● **Given information**

template <class E>
__global__ __launch_bounds__(NTHR) void k_int2_quant(BatchC batch, int N, int C, int R, int flags) {
    const cfx_comp_item it = batch.it[blockIdx.z];
    const TileCoord t = tile_coord(N, C, R);
    const int C4 = C >> 2;
    unsigned char* pk = (unsigned char*)it.packet;
    const h16* TOK = (const h16*)(pk + (size_t)N * C4);
    const h16* CH = TOK + N;
    const h16* x = (const h16*)it.x;
    const h16* base = (const h16*)it.base;
    h16* nb = (h16*)it.new_base;
    const bool upd = (flags & CFX_FLAG_UPDATE_CACHE) && nb;
    const bool ef = !(flags & CFX_FLAG_NO_EF);
    const bool al16 = (((uintptr_t)CH) & 15) == 0;
    h16x8 ch8 = (h16x8)(h16)0;
    if (t.act) ch8 = ld8_tail(CH + t.c, al16);

    for (int r = t.r0 + t.w; r < t.r1; r += WAVES * UNROLL) {
        h16x8 xv[UNROLL], bv[UNROLL];
        h16 tk[UNROLL];
#pragma unroll
        for (int j = 0; j < UNROLL; ++j) {
            const int rr = r + WAVES * j;
            xv[j] = (h16x8)(h16)0; bv[j] = (h16x8)(h16)0; tk[j] = (h16)0;
            if (rr < t.r1 && t.act) {
                xv[j] = ld8nt(x + (size_t)rr * C + t.c);
                if (base) bv[j] = ld8nt(base + (size_t)rr * C + t.c);
                tk[j] = TOK[rr];
            }
        }
#pragma unroll
        for (int j = 0; j < UNROLL; ++j) {
            const int rr = r + WAVES * j;
            if (rr < t.r1 && t.act) {
                const h16x8 d = el_diff<E>(xv[j], bv[j]);
                const h16x8 thr = ch8 * tk[j];
                const h16x8 a = habs8(d);
                unsigned code = 0;
#pragma unroll
                for (int i = 0; i < 8; ++i) {
                    const unsigned s = d[i] >= (h16)0 ? 1u : 0u;
                    const unsigned m = a[i] > thr[i] ? 1u : 0u;
// ... 287 lines not shown
        Int2LayerArgs a;
        memset(&a, 0, sizeof(a));
        a.N = N; a.C = C; a.CB = CB; a.R = R; a.P = P; a.n_st = CB * P * batch;
        a.g_rb = (N + FUSED_NW * (GATE_KR2 + GATE_KL) - 1) / (FUSED_NW * (GATE_KR2 + GATE_KL));
        a.g_R = ((N + a.g_rb - 1) / a.g_rb + FUSED_NW - 1) / FUSED_NW * FUSED_NW;
        a.n_g = CB * a.g_rb * n_gated;
        a.flags = flags; a.ws = ws; a.ws_stride = wstride; a.tick = tick;
        a.gate1 = ctx->gate + (size_t)slot * GATE_STRIDE;
        a.gate2 = a.gate1 + GATE_BLOCK;
        ctx->gate_expect[3 * slot] += (unsigned)batch * (unsigned)(CB + 1);
        ctx->gate_expect[3 * slot + 1] += (unsigned)a.n_st;
        a.expect1 = ctx->gate_expect[3 * slot]; a.expect2 = ctx->gate_expect[3 * slot + 1];
        a.err = ctx->gate_err;
        a.timeout = ctx->gate_timeout;
        a.tarena_stride = tag_arena_words(N, C, CB, P);
        a.tag = abs_arena_for(ctx, slot / TICK_RING, stream, a.tarena_stride * batch * sizeof(u64), &a.tarena);
        if (!a.tag) return fail(ctx, CFX_ERR_LAUNCH, "2-bit layer launch: cannot allocate the partials' arena");
        for (int g_ = 0; g_ < n_gated; ++g_) {
            a.src[g_] = -1;
            for (int i = 0; i < batch; ++i)
                if (gd.it[g_].packet == items[i].packet) a.src[g_] = (signed char)i;
        }
        if (xg) {
            a.xgate = a.gate1 + 2 * GATE_BLOCK;
            a.xexpect = ++ctx->gate_expect[3 * slot + 2];
            a.remote = xg->remote;
            fill_p2p(ctx, xg, a.p2p);
            xg->taken = 1;
            xg->p_gate = a.gate2 + 1 * GATE_LINE;
            xg->p_expect = a.expect2;
            xg->f_gate = a.xgate; xg->f_expect = a.xexpect;
        }
        const dim3 g(a.n_st + a.n_g);
        LAUNCH_EL(bf16, ctx, KID_ABSMEAN_COMPRESS_GATED, s, (k_int2_compress_gated<4, EL>), g, dim3(FUSED_NT), 0, s, b, gd, a);
        return check_launch(ctx, "2-bit layer launch");
    }
    const bool ef_gated = one_launch && codec == CFX_CODEC_BINARY && upd && !(flags & CFX_FLAG_NO_EF) && n_gated + batch <= CFX_MAX_BATCH;
    const bool one_launch_1bit = one_launch && codec == CFX_CODEC_BINARY && (!upd || ef_gated);
    int n_gated_k = n_gated;
    if (ef_gated) {
        for (int i = n_gated - 1; i >= 0; --i) gd.it[i + batch] = gd.it[i];
        for (int i = 0; i < batch; ++i) { gd.it[i].packet = items[i].packet; gd.it[i].base = items[i].base; gd.it[i].recon = items[i].new_base; }
        n_gated_k = n_gated + batch;
    }
    if (fused) {
        FusedArgs a;
        memset(&a, 0, sizeof(a));
        a.N = N; a.C = C; a.CB = CB; a.R = R; a.P = P;
        a.n_st = CB * P * batch;
        a.dq_R = FUSED_NW * UNROLL;
        a.dq_rb = (N + a.dq_R - 1) / a.dq_R;
        a.per_byte = per_byte; a.eps_mode = codec == CFX_CODEC_INT2 ? 1 : 0;
        a.ws = ws; a.ws_stride = wstride; a.tick = tick;
        a.dbg = ctx->dev_probe;
        a.probe = cfx_i_probe(ctx);
        if (one_launch_1bit) {
            a.g_rb = (N + FUSED_NW * GATE_KR - 1) / (FUSED_NW * GATE_KR);
            a.g_R = ((N + a.g_rb - 1) / a.g_rb + FUSED_NW - 1) / FUSED_NW * FUSED_NW;
            a.n_gt = a.n_g = CB * a.g_rb * n_gated_k;
            a.gate = ctx->gate + (size_t)slot * GATE_STRIDE;
            ctx->gate_expect[3 * slot] += (unsigned)batch * (unsigned)(CB + 1);
            a.gate_expect = ctx->gate_expect[3 * slot];
            a.tarena_stride = tag_arena_words(N, C, CB, P);
            a.tag = abs_arena_for(ctx, slot / TICK_RING, stream, a.tarena_stride * batch * sizeof(u64), &a.tarena);
            if (!a.tag) return fail(ctx, CFX_ERR_LAUNCH, "1-bit layer launch: cannot allocate the partials' arena");
            for (int g_ = 0; g_ < n_gated_k; ++g_) {
                a.src[g_] = -1;
                for (int i = 0; i < batch; ++i)
                    if (gd.it[g_].packet == items[i].packet) a.src[g_] = (signed char)i;
            }
            if (xg) {
                a.xgate = a.gate + GATE_BLOCK;
                a.xexpect = ++ctx->gate_expect[3 * slot + 1];
                a.remote = xg->remote;
                fill_p2p(ctx, xg, a.p2p);
                xg->taken = 1;
                xg->p_gate = a.gate; xg->p_expect = a.gate_expect;
                xg->f_gate = a.xgate; xg->f_expect = a.xexpect;
            }
        }
        a.gate_err = ctx->gate_err;
        a.timeout = ctx->gate_timeout;
        const dim3 g(a.n_st + a.n_g + CB * a.dq_rb * n_ride);
#ifdef CFX_DEV_PROBES
        if (one_launch_1bit && ctx->dev_buf && R % 32 == 0) {
            LAUNCH_EL(bf16, ctx, KID_ABSMEAN_COMPRESS_GATED, s, (k_absmean_compress<true, 4, true, true, EL>), g, dim3(FUSED_NT), 0, s, b, rd, gd, a);
        } else
#endif
        if (one_launch_1bit) {
            LAUNCH_EL(bf16, ctx, KID_ABSMEAN_COMPRESS_GATED, s, (k_absmean_compress<true, 4, true, false, EL>), g, dim3(FUSED_NT), 0, s, b, rd, gd, a);
        } else if (codec == CFX_CODEC_BINARY) {
            if (R % 32 == 0) LAUNCH_EL(bf16, ctx, KID_ABSMEAN_COMPRESS_BITS, s, (k_absmean_compress<true, 4, false, false, EL>), g, dim3(FUSED_NT), 0, s, b, rd, gd, a);
            else LAUNCH_EL(bf16, ctx, KID_ABSMEAN_COMPRESS_BITS, s, (k_absmean_compress<true, 2, false, false, EL>), g, dim3(FUSED_NT), 0, s, b, rd, gd, a);
        } else {
            if (R % 32 == 0) LAUNCH_EL(bf16, ctx, KID_ABSMEAN_COMPRESS, s, (k_absmean_compress<false, 4, false, false, EL>), g, dim3(FUSED_NT), 0, s, b, rd, gd, a);
            else LAUNCH_EL(bf16, ctx, KID_ABSMEAN_COMPRESS, s, (k_absmean_compress<false, 2, false, false, EL>), g, dim3(FUSED_NT), 0, s, b, rd, gd, a);
        }
    } else {
        if (codec == CFX_CODEC_BINARY) LAUNCH_EL(bf16, ctx, KID_ABSMEAN_STATS_BITS, s, (k_absmean_stats<true, EL>), grid, dim3(NTHR), 0, s, b, N, C, R, ws, wstride);
        else LAUNCH_EL(bf16, ctx, KID_ABSMEAN_STATS, s, (k_absmean_stats<false, EL>), grid, dim3(NTHR), 0, s, b, N, C, R, ws, wstride);
        LAUNCH(ctx, KID_ABSMEAN_FINALIZE, s, k_absmean_finalize, dim3(1 + (C + 255) / 256, batch), dim3(1024), 0, s, b, N, C, CB, P, per_byte,
                           codec == CFX_CODEC_INT2 ? 1 : 0, (const u64*)ws, wstride);
        if (n_ride) {
            const int Rr = auto_rows(ctx, N, C, n_ride, false);
            LAUNCH_EL(bf16, ctx, KID_BINARY_DEQUANT, s, (k_binary_dequant<UNROLL, EL>), dim3(CB, (N + Rr - 1) / Rr, n_ride), dim3(NTHR), 0, s, rd, N, C, Rr, (unsigned*)nullptr, 0u);
        }
    }
    if (codec == CFX_CODEC_INT2) {
        LAUNCH_EL(bf16, ctx, KID_INT2_QUANT, s, (k_int2_quant<EL>), gridq, dim3(NTHR), 0, s, b, N, C, Rq, flags);
    } else if (upd && !one_launch_1bit) {
        if (flags & CFX_FLAG_NO_EF) {
            for (int i = 0; i < batch; ++i)
                if (items[i].new_base != items[i].x)
                    hipLaunchKernelGGL(k_copy_probe, dim3(2048), dim3(256), 0, s, (uint4*)items[i].new_base, (const uint4*)items[i].x, (size_t)N * C * 2 / 16);
        } else {
            BatchD d;
            memset(&d, 0, sizeof(d));
            for (int i = 0; i < batch; ++i) { d.it[i].packet = items[i].packet; d.it[i].base = items[i].base; d.it[i].recon = items[i].new_base; }
            LAUNCH_EL(bf16, ctx, KID_BINARY_EF, s, (k_binary_dequant<UNROLL, EL>), gridq, dim3(NTHR), 0, s, d, N, C, Rq, (unsigned*)nullptr, 0u);
        }
    }
    if (n_gated && !(one_launch_1bit || (one_launch && codec == CFX_CODEC_INT2))) {
        const int Rg = auto_rows(ctx, N, C, n_gated, false);
        if (codec == CFX_CODEC_BINARY) LAUNCH_EL(bf16, ctx, KID_BINARY_DEQUANT, s, (k_binary_dequant<UNROLL, EL>), dim3(CB, (N + Rg - 1) / Rg, n_gated), dim3(NTHR), 0, s, gd, N, C, Rg, (unsigned*)nullptr, 0u);
        else LAUNCH_EL(bf16, ctx, KID_INT2_DEQUANT, s, (k_int2_dequant<EL>), dim3(CB, (N + Rg - 1) / Rg, n_gated), dim3(NTHR), 0, s, gd, N, C, Rg, (unsigned*)nullptr, 0u);
    }
    return check_launch(ctx, "compress launch");
}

● **Exercise**
The range runs from the line above containing "const dim3 g(a.n_st + a.n_g);" to the line containing "int n_gated_k = n_gated;", inclusive. Restate those lines word for word and no others.

● **Written response**
        const dim3 g(a.n_st + a.n_g);
        LAUNCH_EL(bf16, ctx, KID_ABSMEAN_COMPRESS_GATED, s, (k_int2_compress_gated<4, EL>), g, dim3(FUSED_NT), 0, s, b, gd, a);
        return check_launch(ctx, "2-bit layer launch");
    }
    const bool ef_gated = one_launch && codec == CFX_CODEC_BINARY && upd && !(flags & CFX_FLAG_NO_EF) && n_gated + batch <= CFX_MAX_BATCH;
    const bool one_launch_1bit = one_launch && codec == CFX_CODEC_BINARY && (!upd || ef_gated);
    int n_gated_k = n_gated;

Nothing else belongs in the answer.